Mais de uma década depois, Catarina Martins abandona a coordenação do Bloco de Esquerda. No discurso de despedida, na XIII Convenção Nacional do BE, no pavilhão do Casal Vistoso, em Lisboa, aponta às novas gerações, ao futuro do partido e ainda deixa duras críticas ao PS.
Num dos momentos mais difíceis da história do partido, assume que a derrota das últimas legislativas foi pesada, mas deixa uma garantia: não se arrepende de ter chumbado o Orçamento de Estado que provocou as eleições antecipadas de 2022.
"É certo que a derrota eleitoral do ano passado deixou feridas, mas volto a dizer o que já me ouviram [dizer]: não nos arrependemos da coerência. Fizemos o que tínhamos de fazer e voltaríamos a fazer o mesmo enfrentamento com o Governo nos orçamentos a propósito da saúde e dos direitos laborais."
A ainda líder bloquista frisa que o partido "respeita quem tinha votado no Bloco e que, por medo da direita ou por preferir uma maioria absoluta, apoiou o PS há um ano". No entanto, garante que irá sempre preferir o "cuidado que a democracia deve ao SNS ou ao direito de quem trabalha" do que "escolher a conveniência partidária".
"Que ninguém se engane sobre quem somos e como somos", salienta.
Catarina Martins garantiu que o BE escolhe e continuará a escolher "a coerência e o compromisso com soluções que salvam vidas, que ajudam quem está doente, que dão ao pobre e ao remediado a garantia de que não deve ser cuidado nos nossos hospitais públicos de forma diferente da pessoa mais poderosa do mundo".
"E se assim fazemos é porque respeitamos sempre o nosso mandato.

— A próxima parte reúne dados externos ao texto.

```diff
@@ -2405,6 +2653,13 @@
         switch (st.phase) {
             case PSD_PH_DECIDE: {
                 const long long td0 = psd_clock();
+#ifdef PSD_DIAG
+                if (PSD_DBG2_ON(P)) {
+                    PSD_ONE {
+                        if (psd_atomic_max(&P.gl->dectick, P.tick + 1) < P.tick + 1) psd_atomic_add(&P.gl->declaunch, 1);
+                    }
+                }
+#endif
                 {
                     PSD_DBG_T0();
                     if (psd_rq_decide(P, st, red, redi, ldsd, winb)) emitted = true;
```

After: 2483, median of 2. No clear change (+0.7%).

Temos um compromisso com o povo e é por isso que somos esquerda de confiança", acrescenta.
"PS com maioria absoluta achou que chegara o seu momento cavaquista"

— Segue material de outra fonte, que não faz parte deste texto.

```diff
+        for (int s = 0; s < KS; ++s) {
+            float v[8];
+            frag_unpack<T>(xr[s], v);
+            ACH_UNROLL
+            for (int j = 0; j < VEC; ++j) v[j] = (v[j] - mean) * rstd;
+            xr[s] = frag_pack<T>(v);
+        }
+    }
+}
+
+template <class T, int K, bool LNTAP, bool SHARE>
+__global__ __launch_bounds__(SHARE ? 64 * LNG_MAX_WAVES : 256) void ln_gemm_rows_kernel(const GemmParams p) { f16_sat_mode<T>();
+    constexpr int NT = 4, VEC = Store<T>::VEC, KC = 4 * VEC, KS = (K + KC - 1) / KC;
+    constexpr int DEPTH = KS < LNG_DEPTH ? KS : LNG_DEPTH;
+    __shared__ __attribute__((aligned(16))) uint4 xs[SHARE ? KS * 64 : 1];
+    const int lane = threadIdx.x & 63, wave = wave_uniform(int(threadIdx.x >> 6));
+    const int px = lane & 15, g = lane >> 4;
+    const int grp = blockIdx.y;
+    const long row0 = SHARE ? long(blockIdx.x) * 16 : long(LNTAP ? xcd_block(blockIdx.x, gridDim.x) : blockIdx.x) * 64 + wave * 16;
+    const long mloc = row0 + px;
+    const bool valid = mloc < p.M_per_group;
+    const long m = long(grp) * p.M_per_group + (valid ? mloc : 0);
+    const uint4* Wf = reinterpret_cast<const uint4*>(static_cast<const T*>(p.W) + long(grp) * p.w_group_stride) + lane;
+    const float* bias = p.bias + long(grp) * p.bias_group_stride;
+
+    int c0, cstep, c_end;
+    if constexpr (SHARE) { c0 = wave; cstep = int(blockDim.x >> 6); c_end = p.nchunks; }
+    else { c0 = int(blockIdx.z) * p.chunks_per_block; cstep = 1; c_end = (c0 + p.chunks_per_block < p.nchunks) ? c0 + p.chunks_per_block : p.nchunks; }
+
+    uint4 wb[DEPTH][NT];
+    auto fill = [&](int d, int c, int s) {
+        ACH_UNROLL
+        for (int t = 0; t < NT; ++t) wb[d][t] = Wf[((long(c) * KS + s) * NT + t) * 64];
+    };
+    uint4 xr[KS];
+    if constexpr (SHARE) {
+        if (wave == 0) {
+            ln_rows_phase_a<T, K, LNTAP>(p, valid, m, g, xr);
+            ACH_UNROLL
+            for (int s = 0; s < KS; ++s) xs[s * 64 + lane] = xr[s];
+        }
+        ACH_UNROLL
+        for (int d = 0; d < DEPTH; ++d) fill(d, c0, d);
+        __syncthreads();
+    } else {
+        ln_rows_phase_a<T, K, LNTAP>(p, valid, m, g, xr);
+        if (c0 < c_end) {
+            ACH_UNROLL
+            for (int d = 0; d < DEPTH; ++d) fill(d, c0, d);
+        }
+    }
+
+    for (int c = c0; c < c_end; c += cstep) {
+        const int cbase = c * (16 * NT);
+        float bv[4 * NT];
+        ACH_UNROLL
+        for (int t = 0; t < NT; ++t) {
+            const f32x4 b4 = *reinterpret_cast<const f32x4*>(bias + cbase + chunk_channel(NT, t, g, 0));
+            bv[t * 4] = b4[0]; bv[t * 4 + 1] = b4[1]; bv[t * 4 + 2] = b4[2]; bv[t * 4 + 3] = b4[3];
+        }
+        f32x4 acc[NT];
+        ACH_UNROLL
+        for (int t = 0; t < NT; ++t) { acc[t][0] = 0.f; acc[t][1] = 0.f; acc[t][2] = 0.f; acc[t][3] = 0.f; }
+        const int cn = c + cstep;
+        ACH_UNROLL
+        for (int s = 0; s < KS; ++s) {
+            const int d = s % DEPTH;
+            uint4 xf;
+            if constexpr (SHARE) xf = xs[s * 64 + lane]; else xf = xr[s];
+            ACH_UNROLL
+            for (int t = 0; t < NT; ++t) mfma16<T>(wb[d][t], xf, acc[t]);
+            if (s + DEPTH < KS) fill(d, c, s + DEPTH);
+            else if (cn < c_end) fill(d, cn, s + DEPTH - KS);
+        }
+        if (valid) ln_gemm_store_tile<T, NT>(p, acc, bv, m, cbase, g);
+    }
+}
+
+template <class T> inline bool ln_gemm_rows_has(int K, bool tap) {
+    if constexpr (!is_h16<T>::value) return false;
+    return tap ? (K == 128 || K == 192 || K == 384) : (K == 48 || K == 96 || K == 176);
+}
+template <class T>
+inline void launch_ln_gemm_rows(const GemmParams& p, hipStream_t stream) {
+    if constexpr (is_h16<T>::value) {
+        const int nw = cdiv(p.nchunks, p.chunks_per_block) < LNG_MAX_WAVES ? cdiv(p.nchunks, p.chunks_per_block) : LNG_MAX_WAVES;
+        const bool share = nw > 1;
+        const dim3 grid(unsigned(cdivl(p.M_per_group, share ? 16L : 64L)), unsigned(p.groups), 1u), block(share ? 64u * unsigned(nw) : 256u);
+#define ACH_LNG_CASE(k, tap) if (p.K == k && (p.ln == 2) == tap) { \
+            if (share) ACH_LAUNCH((ln_gemm_rows_kernel<T, k, tap, true>), grid, block, stream, p); \
+            else ACH_LAUNCH((ln_gemm_rows_kernel<T, k, tap, false>), grid, block, stream, p); \
+            return; }
+        ACH_LNG_CASE(128, true) ACH_LNG_CASE(192, true) ACH_LNG_CASE(384, true)
+        ACH_LNG_CASE(48, false) ACH_LNG_CASE(96, false) ACH_LNG_CASE(176, false)
+#undef ACH_LNG_CASE
+    }
+}
+
+}
```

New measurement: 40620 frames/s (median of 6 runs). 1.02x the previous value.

Ao longo do discurso, a coordenadora cessante recorda com orgulho os tempos de "geringonça" e tece críticas à governação socialista.
A ainda líder do BE aponta ainda que o executivo de António Costa quis uma "política no avesso da esquerda" e que a viragem socialista à direita faz lembrar os tempos de maioria absoluta de Cavaco Silva: "Todos estes problemas estruturais foram agravados porque o PS, com maioria absoluta, achou que chegara o seu momento cavaquista".
Para Catarina Martins, o PS pode "vitimizar-se", mas deixou claro que "não foram a covid e a guerra que criaram as dificuldades atuais", nem "nenhuma oposição que criou qualquer dos problemas que os ministros inventam".
"E assim se entretém uma degradação da vida pública, em que o PS se tornou o padrasto de todo o populismo."
"Estou grata pelo privilégio destes últimos 11 anos e pelo que mais virá"
Tratando-se de um discurso de despedida, Catarina Martins não podia deixar de recordar "a camaradagem, a convicção, o debate franco, a luta ombro a ombro" ao longo de mais de uma década como coordenadora do Bloco de Esquerda.
"Permitam-me que hoje vos diga o quão grata estou pelo privilégio de ter seguido convosco no caminho destes últimos 11 anos e pelo que mais virá", confessa a ainda líder bloquista.
Recordando a "enorme generosidade" de Francisco Louçã, que a antecedeu na liderança do partido, a coordenadora do BE enalteceu ainda Luís Fazenda e Fernando Rosas.
"De formas diversas, reinventaram a sua intervenção no Bloco e ensinaram-nos que as gerações não se atropelam, nem se substituem. As gerações no BE reforçam-se, acrescentam-se", enfatizou.
Um dos mais orgulhos de Catarina Martins é a promulgação da lei de despenalização da morte medicamente assistida.
"Não é o único legado que nos deixa, longe disso, mas esta particular combinação de exigência e tolerância é a Lei João Semedo. E Portugal deve agradecer-lhe a generosidade com que se dedicou a esta causa como ao SNS até ao último dos seus dias."
A XIII Convenção Nacional do BE decorre no pavilhão do Casal Vistoso, em Lisboa, até este domingo, 28 de maio. Entre outras questões, em cima da mesa está a eleição da nova liderança do partido, á qual Mariana Mortágua surge como favorita.